Oregon Health and Science University School of Medicine, Portland, Oregon, USA.
Oregon Health and Science University-Portland State University School of Public Health, Portland, Oregon, USA.
Telemed J E Health. 2024 Feb;30(2):415-421. doi: 10.1089/tmj.2023.0126. Epub 2023 Jul 19.
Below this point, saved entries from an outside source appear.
diff --git a/distributedvolunteercomputing_amd/csrc/kernels/gemm.hip b/distributedvolunteercomputing_amd/csrc/kernels/gemm.hip
--- a/distributedvolunteercomputing_amd/csrc/kernels/gemm.hip
+++ b/distributedvolunteercomputing_amd/csrc/kernels/gemm.hip
@@ -1,5 +1,6 @@
 #include <type_traits>
 
+#include "job_table.h"
 #include "lds_ring.h"
 
 namespace vcx {
@@ -249,10 +250,8 @@
   }
 }
 
-__global__ void __launch_bounds__(256) transpose_bf16_kernel(const bf16* __restrict__ src, bf16* __restrict__ dst,
-                                                             int R, int Cc) {
-  __shared__ bf16 t[64][65];
-  const int r0 = blockIdx.y * 64, c0 = blockIdx.x * 64;
+__device__ __forceinline__ void transpose_tile(const bf16* __restrict__ src, bf16* __restrict__ dst, int R, int Cc,
+                                               int r0, int c0, bf16 (*t)[65]) {
   for (int e = threadIdx.x; e < 64 * 64; e += 256) {
     const int rr = e >> 6, cc = e & 63;
     if (r0 + rr < R && c0 + cc < Cc) t[rr][cc] = src[(int64_t)(r0 + rr) * Cc + c0 + cc];
@@ -264,10 +263,8 @@
   }
 }
 
-__global__ void __launch_bounds__(256) transpose_bf16_v8_kernel(const bf16* __restrict__ src, bf16* __restrict__ dst,
-                                                                int R, int Cc) {
-  __shared__ __attribute__((aligned(16))) bf16 t[64][72];
-  const int r0 = blockIdx.y * 64, c0 = blockIdx.x * 64;
+__device__ __forceinline__ void transpose_tile_v8(const bf16* __restrict__ src, bf16* __restrict__ dst, int R, int Cc,
+                                                  int r0, int c0, bf16 (*t)[72]) {
 #pragma unroll
   for (int i = 0; i < 2; ++i) {
     const int e = threadIdx.x + 256 * i, rr = e >> 3, cc = (e & 7) * 8;
@@ -284,6 +281,33 @@
       *(bf16x8*)(dst + (int64_t)(c0 + cc) * R + r0 + rr) = v;
     }
   }
+}
+
+__global__ void __launch_bounds__(256) transpose_bf16_kernel(const bf16* __restrict__ src, bf16* __restrict__ dst,
+                                                             int R, int Cc) {
+  __shared__ bf16 t[64][65];
+  transpose_tile(src, dst, R, Cc, blockIdx.y * 64, blockIdx.x * 64, t);
+}
+
+__global__ void __launch_bounds__(256) transpose_bf16_v8_kernel(const bf16* __restrict__ src, bf16* __restrict__ dst,
+                                                                int R, int Cc) {
+  __shared__ __attribute__((aligned(16))) bf16 t[64][72];
+  transpose_tile_v8(src, dst, R, Cc, blockIdx.y * 64, blockIdx.x * 64, t);
+}
+
+__global__ void __launch_bounds__(256) transpose_bf16_many_kernel(const TransposeTable tab) {
+  __shared__ __attribute__((aligned(16))) bf16 t[64 * 72];
+  const int b = blockIdx.x;
+  const int j = job_of_workgroup(tab.first, tab.njobs, b);
+  const int tile = b - tab.first[j], tx = tab.job[j].tiles_x;
+  const int r0 = (tile / tx) * 64, c0 = (tile % tx) * 64;
+  const bf16* src = (const bf16*)tab.job[j].src;
+  bf16* dst = (bf16*)tab.job[j].dst;
+  const int R = tab.job[j].R, Cc = tab.job[j].Cc;
+  if (tab.job[j].v8)
+    transpose_tile_v8(src, dst, R, Cc, r0, c0, (bf16(*)[72])t);
+  else
+    transpose_tile(src, dst, R, Cc, r0, c0, (bf16(*)[65])t);
 }
 
 __global__ void __launch_bounds__(256) add_f32_into_bf16_kernel(float* __restrict__ in, bf16* __restrict__ out, int n,
@@ -345,6 +369,19 @@
                      (const bf16*)src, (bf16*)dst, R, Cc);
 }
 
+int vcx_transpose_bf16_many(const vcx::TransposeJob* jobs, int n, hipStream_t s) {
+  int launches = 0;
+  for (int i = 0; i < n;) {
+    TransposeTable tab{};
+    i = pack_transpose_jobs(jobs, n, i, &tab);
+    if (i < 0) return -1;
+    if (tab.njobs == 0) break;
+    hipLaunchKernelGGL(gemm::transpose_bf16_many_kernel, dim3(tab.first[tab.njobs]), dim3(256), 0, s, tab);
+    ++launches;
+  }
+  return launches;
+}
+
 void vcx_add_f32_into_bf16(float* in, void* out, int n, int accumulate, int zero_in, hipStream_t s) {
   hipLaunchKernelGGL(gemm::add_f32_into_bf16_kernel, dim3((n + 255) / 256), dim3(256), 0, s, in, (bf16*)out, n,
                      accumulate, zero_in);
diff --git a/distributedvolunteercomputing_amd/csrc/kernels/job_table.h b/distributedvolunteercomputing_amd/csrc/kernels/job_table.h
--- /dev/null
+++ b/distributedvolunteercomputing_amd/csrc/kernels/job_table.h
@@ -0,0 +1,54 @@
+#pragma once
+#include <stdint.h>
+
+namespace vcx {
+
+constexpr int JOBS_MAX = 64;
+
+struct TransposeJob {
+  const void* src;
+  void* dst;
+  int R, Cc;
+  int tiles_x;
+  int v8;
+};
+
+struct TransposeTable {
+  int njobs;
+  int first[JOBS_MAX + 1];
+  TransposeJob job[JOBS_MAX];
+};
+
+inline int pack_transpose_jobs(const TransposeJob* jobs, int n, int start, TransposeTable* t) {
+  t->njobs = 0;
+  t->first[0] = 0;
+  int i = start < 0 ? 0 : start;
+  for (; i < n && t->njobs < JOBS_MAX; ++i) {
+    const TransposeJob& in = jobs[i];
+    if (in.R <= 0 || in.Cc <= 0) continue;
+    const int64_t tx = ((int64_t)in.Cc + 63) / 64, ty = ((int64_t)in.R + 63) / 64;
+    if (tx * ty > INT32_MAX) return -1;
+    const int64_t end = (int64_t)t->first[t->njobs] + tx * ty;
+    if (end > INT32_MAX) break;
+    TransposeJob& o = t->job[t->njobs];
+    o = in;
+    o.tiles_x = (int)tx;
+    o.v8 = (in.R % 8 == 0 && in.Cc % 8 == 0 && ((uintptr_t)in.src | (uintptr_t)in.dst) % 16 == 0) ? 1 : 0;
+    t->first[++t->njobs] = (int)end;
+  }
+  return i;
+}
+
+#if defined(__HIPCC__)
+__host__ __device__
+#endif
+inline int job_of_workgroup(const int* first, int njobs, int b) {
+  int lo = 0, hi = njobs;
+  while (hi - lo > 1) {
+    const int mid = (lo + hi) >> 1;
+    if (first[mid] <= b) lo = mid; else hi = mid;
+  }
+  return lo;
+}
+
+}
diff --git a/distributedvolunteercomputing_amd/csrc/kernels/vcx_api.h b/distributedvolunteercomputing_amd/csrc/kernels/vcx_api.h
--- a/distributedvolunteercomputing_amd/csrc/kernels/vcx_api.h
+++ b/distributedvolunteercomputing_amd/csrc/kernels/vcx_api.h
@@ -1,6 +1,8 @@
 #pragma once
 #include <hip/hip_runtime.h>
 #include <stdint.h>
+
+#include "job_table.h"
 
 void vcx_grad_sumsq(const void* g, int64_t n, float* ostate, hipStream_t s);
 void vcx_adam_prologue(float* ostate, float max_norm, hipStream_t s);
@@ -43,6 +45,7 @@
 void vcx_gemm_ps(const void* A, const void* B, void* C, void* C2, const void* bias, float* colsum, int M, int N,
                  int K, int lda, int ldb, int ldc, int epi, int grid_cap, hipStream_t s);
 void vcx_transpose_bf16(const void* src, void* dst, int R, int Cc, hipStream_t s);
+int vcx_transpose_bf16_many(const vcx::TransposeJob* jobs, int n, hipStream_t s);
 void vcx_add_f32_into_bf16(float* in, void* out, int n, int accumulate, int zero_in, hipStream_t s);
 void vcx_reduce_bcast_bf16(const void* in, void* out, void* mine, int P, int64_t n, hipStream_t s);
 void vcx_splitk_reduce(const void* part, void* acc, int S, int64_t n, int accumulate, hipStream_t s);
diff --git a/distributedvolunteercomputing_amd/models/gpt2.py b/distributedvolunteercomputing_amd/models/gpt2.py
--- a/distributedvolunteercomputing_amd/models/gpt2.py
+++ b/distributedvolunteercomputing_amd/models/gpt2.py
@@ -8,7 +8,7 @@
 import torch.nn.functional as F
 from torch.nn.attention import SDPBackend, sdpa_kernel
 
-from .. import ops
+from .. import config, ops
 
 _SDPA_BACKENDS = [SDPBackend.EFFICIENT_ATTENTION, SDPBackend.FLASH_ATTENTION, SDPBackend.MATH]
 
@@ -54,12 +54,12 @@
         self.fc2_w = nn.Parameter(torch.empty(C, 4 * C))
         self.fc2_b = nn.Parameter(torch.zeros(C))
 
-    def attn(self, h):
+    def attn(self, h, attn_wt=None, proj_wt=None):
         B, T, C = h.shape
         H = self.n_head
         fuse = (C // H == 64 and h.dtype == torch.bfloat16 and ops.native_linear_ok(self.attn_w)
                 and self.attn_b.requires_grad)
-        qkv = ops.linear(h, self.attn_w, self.attn_b, bias_grad_elsewhere=fuse).view(B, T, 3, H, C // H)
+        qkv = ops.linear(h, self.attn_w, self.attn_b, bias_grad_elsewhere=fuse, wt=attn_wt).view(B, T, 3, H, C // H)
         if C // H == 64 and qkv.is_cuda:
             y = ops.causal_attention(qkv, bias=self.attn_b if fuse else None)
         else:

The telemedicine expansion (TE) that accompanied the COVID-19 pandemic presents a novel opportunity to increase access to care for rural-residing children with type 1 diabetes (T1D) who may live a great distance from their provider. The study objective was to compare trends in visit frequency among the pediatric T1D population at a single academic center in Oregon before and after TE by those living <100 miles versus ≥100 miles from clinic (MFC) and those residing in urban versus rural areas. We evaluated electronic health record data from 790 children receiving care between July 2018 and December 2021. We estimated differences in likelihood of adequately timed monitoring care (ATMC) over time by patient residence using Generalized Estimating Equations. Just before TE, 37.3% of children were receiving ATMC and those living ≥100 MFC were 20.6% less likely to receive ATMC compared with those living <100 MFC (relative risk [RR] 0.79; confidence interval [95% CI]: 0.57-1.11). Following TE, decreases in ATMC for those living ≥100 MFC were less than for those living <100 MFC (RR of interaction: 1.17; 95% CI: 0.68-2.00). Just before TE, those living in rural areas were as likely to receive ATMC compared with those living in urban areas (RR 1.00; 95% CI: 0.61-1.63). Following TE, decreases in ATMC were greater for those living in rural areas versus urban areas (RR of interaction: 0.79; 95% CI: 0.31-2.01). Between July 2020 and December 2021, the likelihood of ATMC decreased across the entire pediatric T1D population. Decreases in ATMC during this period were more substantial for those living <100 MFC and/or in rural areas, however, these discrepancies were not statistically significant.
远程医疗在 COVID-19 大流行期间得到了扩展,为居住在距离医疗机构较远的农村地区的 1 型糖尿病 (T1D) 儿童提供了更多获得医疗服务的机会。本研究的目的是比较俄勒冈州一家学术中心的儿科 T1D 人群在远程医疗前后,根据患者居住距离诊所 (MFC) 小于 100 英里与大于或等于 100 英里以及居住在城市与农村地区,就诊频率的变化趋势。我们评估了 2018 年 7 月至 2021 年 12 月期间接受治疗的 790 名儿童的电子健康记录数据。我们使用广义估计方程估计了不同患者居住地随时间推移获得充分及时监测护理 (ATMC) 的可能性差异。在远程医疗之前,37.3%的儿童接受 ATMC,与居住距离诊所小于 100 英里的儿童相比,居住距离诊所大于或等于 100 英里的儿童接受 ATMC 的可能性低 20.6%(相对风险 [RR] 0.79;95%CI:0.57-1.11)。在远程医疗之后,对于居住距离诊所大于 100 英里的儿童,ATMC 的减少幅度小于居住距离诊所小于 100 英里的儿童(交互作用 RR:1.17;95%CI:0.68-2.00)。在远程医疗之前,居住在农村地区的儿童与居住在城市地区的儿童获得 ATMC 的可能性相当(RR 1.00;95%CI:0.61-1.63)。在远程医疗之后,居住在农村地区的儿童 ATMC 的减少幅度大于居住在城市地区的儿童(交互作用 RR:0.79;95%CI:0.31-2.01)。在 2020 年 7 月至 2021 年 12 月期间,整个儿科 T1D 人群获得 ATMC 的可能性降低。然而,对于居住距离诊所小于 100 英里和/或居住在农村地区的儿童,在此期间 ATMC 的减少幅度更大,但这些差异没有统计学意义。